The Labor Department’s weekly jobless claims report has revealed initial claims for state unemployment benefits totaled 3.839 million for the week ended April 25. This is down from 4.442 million in the prior week but the total has now soared beyond 3o million in just five weeks. Reuters had polled economists who had forecast 3.50 million claims in the latest week. 

Applications for jobless benefits hit a record high of 6.867 million in the week ended March 28 – shortly after US President Donald Trump enforced a nationwide lockdown.

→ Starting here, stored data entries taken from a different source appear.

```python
SYMBOLS = (
    "fiunet_abi_version", "fiunet_last_error_string", "fiunet_create", "fiunet_destroy",
    "fiunet_set_options", "fiunet_load_weights", "fiunet_load_weights_device", "fiunet_prepare_precision", "fiunet_workspace_bytes", "fiunet_forward",
    "fiunet_min_unsplit_batch",
    "fiunet_forward_strip",
    "fiunet_workspace_bytes_u8", "fiunet_forward_u8", "fiunet_forward_u8_strided", "fiunet_preprocess_u8",
    "fiunet_postprocess_u8", "fiunet_debug_read_activation", "fiunet_profile_enable",
    "fiunet_profile_read", "fiunet_metrics_workspace_bytes", "fiunet_psnr_u8", "fiunet_ssim_u8",
    "fiunet_ssim_gauss_workspace_bytes", "fiunet_ssim_gauss_f32",
    "fiunet_plane_metrics_workspace_bytes", "fiunet_plane_psnr", "fiunet_plane_ssim",
    "fiunet_yuv420_to_rgb_u8", "fiunet_rgb_to_yuv420_u8", "fiunet_workspace_bytes_yuv420", "fiunet_forward_yuv420",
    "fiunet_preprocess_p10", "fiunet_postprocess_p10", "fiunet_workspace_bytes_p10", "fiunet_forward_p10",
    "fiunet_yuv420p10_to_rgb_p10", "fiunet_rgb_p10_to_yuv420p10", "fiunet_workspace_bytes_yuv420p10",
    "fiunet_forward_yuv420p10",
    "fiunet_pair_sad_u8", "fiunet_pair_sad_p10", "fiunet_scene_cuts", "fiunet_hold_cut_frames",
    "fiunet_retime_u8", "fiunet_retime_p10",
    "fiunet_yuv_to_rgb_u8", "fiunet_rgb_to_yuv_u8", "fiunet_yuv_to_rgb_p10", "fiunet_rgb_p10_to_yuv",
    "fiunet_workspace_bytes_yuv", "fiunet_forward_yuv", "fiunet_forward_yuv_p10",
    "fiunet_packed_to_rgb_u8", "fiunet_rgb_to_packed_u8", "fiunet_workspace_bytes_rgb_packed",
    "fiunet_forward_rgb_packed",
    "fiunet_nv12_to_rgb_u8", "fiunet_rgb_to_nv12_u8", "fiunet_workspace_bytes_nv12", "fiunet_forward_nv12",
    "fiunet_p010_to_rgb_p10", "fiunet_rgb_p10_to_p010", "fiunet_workspace_bytes_p010", "fiunet_forward_p010",
)


class SurfaceLayout(ctypes.Structure):
    _fields_ = [("luma_pitch", ctypes.c_size_t), ("chroma_offset", ctypes.c_size_t),
                ("chroma_pitch", ctypes.c_size_t), ("frame_stride", ctypes.c_size_t)]


def _surface(layout, frame_stride: int):
    if layout is None:
        return ctypes.byref(SurfaceLayout(0, 0, 0, frame_stride))
    return ctypes.byref(SurfaceLayout(layout.luma_pitch, layout.chroma_offset, layout.chroma_pitch, frame_stride))



class PackedLayout(ctypes.Structure):
    _fields_ = [("row_pitch", ctypes.c_size_t), ("frame_stride", ctypes.c_size_t)]


def _packed(layout, frame_stride: int):
    return ctypes.byref(PackedLayout(layout.row_pitch, frame_stride))

_lib = None


def build(force: bool = False) -> str:
    if force and os.path.exists(LIB_PATH):
        os.remove(LIB_PATH)
# ... 486 lines not shown
```

### ai_based_frame_interpolation_amd/csrc/conv3x3_mfma.hip.h

```cpp
#pragma once
#include <hip/hip_runtime.h>
#include <stdint.h>
#include <type_traits>

namespace fiunet {

typedef __attribute__((ext_vector_type(4))) float f32x4;
typedef __attribute__((ext_vector_type(8))) __bf16 bf16x8;
typedef __attribute__((ext_vector_type(8))) _Float16 f16x8;

enum SrcMode { SRC_DIRECT = 0, SRC_POOL = 1 , SRC_CONCAT_UP = 2,
               SRC_STEM = 3 ,
               SRC_DIRECT_X2 = 4,
               SRC_STEM_X2 = 5 };
constexpr bool src_is_stem(int mode) { return mode == SRC_STEM || mode == SRC_STEM_X2; }
constexpr bool src_is_x2(int mode) { return mode == SRC_DIRECT_X2 || mode == SRC_STEM_X2; }

__device__ __forceinline__ size_t blk_off(int plane, int y, int x, int H, int W)
{
    return (((size_t)plane * H + y) * W + x) * 64;
}

struct ConvArgs {
    const void* src0;
    const void* src1;
    const void* wgt;
    const float* scale;
    const float* shift;
    void* dst;
    void* pool_dst;
    int B, H, W;
    int C0, C1, Cout;
    int lowH, lowW;
    int padT, padL;
    float sy, sx;
    int upOffY;
    int lowOffY;
    int lowHg;
    int tilesX, tilesY, nct;
    int relu;
    const float* f1;
    const float* f2;
    const void* stem_w;
    float dither;
    int ksplit;
    float* kslab;
    unsigned long long* stamp;
    unsigned stamp_cap;
    const float* head_w;
    const float* head_b;
    float* head_out;
    const uint8_t* u1;
    const uint8_t* u2;
    uint8_t* head_out_u8;
    int head_nc;
    size_t head_img_stride;
};

template <typename T> struct Elem;
template <> struct Elem<float> {
    static constexpr int PL = 16;
    static constexpr int NE = 4;
};
template <> struct Elem<__bf16> {
    static constexpr int PL = 32;
    static constexpr int NE = 8;
};
template <> struct Elem<_Float16> {
    static constexpr int PL = 32;
    static constexpr int NE = 8;
};

template <typename T> __device__ __forceinline__ void chunk_unpack(const uint4& c, float* f);
template <> __device__ __forceinline__ void chunk_unpack<float>(const uint4& c, float* f)
{
    f[0] = __uint_as_float(c.x); f[1] = __uint_as_float(c.y);
    f[2] = __uint_as_float(c.z); f[3] = __uint_as_float(c.w);
}
template <> __device__ __forceinline__ void chunk_unpack<__bf16>(const uint4& c, float* f)
{
    f[0] = __uint_as_float(c.x << 16); f[1] = __uint_as_float(c.x & 0xffff0000u);
    f[2] = __uint_as_float(c.y << 16); f[3] = __uint_as_float(c.y & 0xffff0000u);
    f[4] = __uint_as_float(c.z << 16); f[5] = __uint_as_float(c.z & 0xffff0000u);
    f[6] = __uint_as_float(c.w << 16); f[7] = __uint_as_float(c.w & 0xffff0000u);
}
template <> __device__ __forceinline__ void chunk_unpack<_Float16>(const uint4& c, float* f)
{
    typedef __attribute__((ext_vector_type(2))) _Float16 f16x2;
    const f16x2 a = __builtin_bit_cast(f16x2, c.x), b = __builtin_bit_cast(f16x2, c.y);
    const f16x2 d = __builtin_bit_cast(f16x2, c.z), e = __builtin_bit_cast(f16x2, c.w);
    f[0] = (float)a[0]; f[1] = (float)a[1]; f[2] = (float)b[0]; f[3] = (float)b[1];
    f[4] = (float)d[0]; f[5] = (float)d[1]; f[6] = (float)e[0]; f[7] = (float)e[1];
}
// ... 309 lines not shown
    static constexpr int LDS_BYTES = STEMW_OFF + STEMW_BYTES;
    static_assert(LDS_BYTES <= 80 * 1024, "two workgroups must fit in the CU's 160 KiB of LDS");
    static_assert(!src_is_stem(MODE) || LDS_BYTES <= 63 * 1280, "fused-stem kernel: stay below 64 LDS granules");
};

constexpr int conv_wave_frags(int BN, int TH, int TW) { return TH * TW / 16 / (4 / (BN / 64)); }
constexpr int conv_occupancy(int BN, int TH, int TW, int lds_bytes = 0)
{
    return conv_wave_frags(BN, TH, TW) == 4 && lds_bytes * 3 <= 160 * 1024 ? 3 : 2;
}


__device__ __forceinline__ int conv_block_remap()
{
    const int nblk = gridDim.x, bid = blockIdx.x;
    const int q = nblk >> 3, r = nblk & 7, xcd = bid & 7;
    return (xcd < r ? xcd * (q + 1) : r * (q + 1) + (xcd - r) * q) + (bid >> 3);
}

struct ConvTileId { int ct, b, ty, tx; };
__device__ __forceinline__ ConvTileId conv_tile_decode(const ConvArgs& a, int t)
{
    ConvTileId d;
    d.ct = t % a.nct; t /= a.nct;
    d.tx = t % a.tilesX; t /= a.tilesX;
    d.ty = t % a.tilesY;
    d.b = t / a.tilesY;
    return d;
}

template <typename T> __device__ __forceinline__ int conv_cout_ofs(int m, int lc)
{
    return sizeof(T) == 2 ? (m >> 1) * 32 + lc * 8 + (m & 1) * 4 : m * 16 + lc * 4;
}

template <typename T, int BN, int TH, int TW, int EPI>
__device__ __forceinline__ void conv_acc_init(const ConvArgs& a, f32x4 (&acc)[4][conv_wave_frags(BN, TH, TW)],
                                              int ct, int wc, int lc)
{
    constexpr int NF = conv_wave_frags(BN, TH, TW);
#pragma unroll
    for (int m = 0; m < 4; ++m) {
        f32x4 v = f32x4{0.f, 0.f, 0.f, 0.f};
        if constexpr (!epi_is_splitk(EPI)) {
            const float4 sh = *reinterpret_cast<const float4*>(a.shift + ct * BN + wc * 64 + conv_cout_ofs<T>(m, lc));
            v = f32x4{sh.x, sh.y, sh.z, sh.w};
        }
#pragma unroll
        for (int n = 0; n < NF; ++n) acc[m][n] = v;
    }
}

__device__ __forceinline__ unsigned relu_pk_bf16(unsigned p) { return pk_max_i16(p, 0u); }
__device__ __forceinline__ void relu_fma(float& sum, float x, float lo, float w)
{
    float t;
    asm("v_max_f32 %1, %3, %2\n\tv_fmac_f32 %0, %1, %4" : "+v"(sum), "=&v"(t) : "v"(x), "v"(lo), "v"(w));
}
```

Andrew Hollenhorst, an economist at Citigroup in New York, said: “Job separations will likely remain high for a while, as softer demand spills over into industries not initially directly affected by shutdowns.”

The US government has enabled people temporarily unemployed for reasons related to COVID-19 to file for jobless benefits.

This includes those quarantined with the expectation of returning to work, as well as people leaving employment due to a risk of exposure or infection or to care for a family member.

On Thursday, the US sparked fresh disastrous recession fears after the Commerce Department’s latest report showed the world’s largest economy slumped 4.8 percent in the first quarter of this year.

The fall in GDP marked the first economic contraction in the US in six years, with economic forecasts warning of far worse to come in the April to June period, as the true impact on consumers and businesses from the current lockdown become evident.

The Congressional Budget Office has even estimated that GDP will plunge by a massive 40 percent year-on-year in this quarter,.

This would be the bleakest three-month period since such records were first compiled in 1947.

Consumer spending, which accounts for more than two-thirds US economic activity,m plunged 7.6 percent in the first three months of this year – the biggest drop since the secind quarter of 1980.

Income at the disposal of households grew by just half-a-percentage point, compared to 12.6 percent in the final three months of 2019.

Imports collapsed by 15.3 percent – the sharpest fall since the second quarter of 2009.

The US Congress has already approved a huge financial package of $ 3trillion, while the Federal Reserve has cut interest rates to near zero.

Economic analysts have warned of much worse to come for the US economy in the current quarter, that could trigger a “deep recession”.

Sung Won Sohn, a business economics professor at Loyola Marymount University in Los Angeles, said: “The economy is in free fall, we could be approaching something much worse than a deep recession.

“It’s premature to talk about a recovery at this moment, we are going to be seeing a lot of bankruptcies for small and medium sized businesses.”

Chris Rupkey, chief economist at MUFG in New York, said: “The economy will continue to fall until the country opens back up.

“If the economy fell this hard in the first quarter, with less than a month of pandemic lockdown for most states, don’t ask how far it will crater in the second quarter.”

The US has by far the most infections and deaths from the killer coronavirus outbreak.

The country has so far announced more than one million confirmed cases, with almost 62,000 deaths.

On Wednesday, the US announced a further 2,390 deaths and 28,429 cases.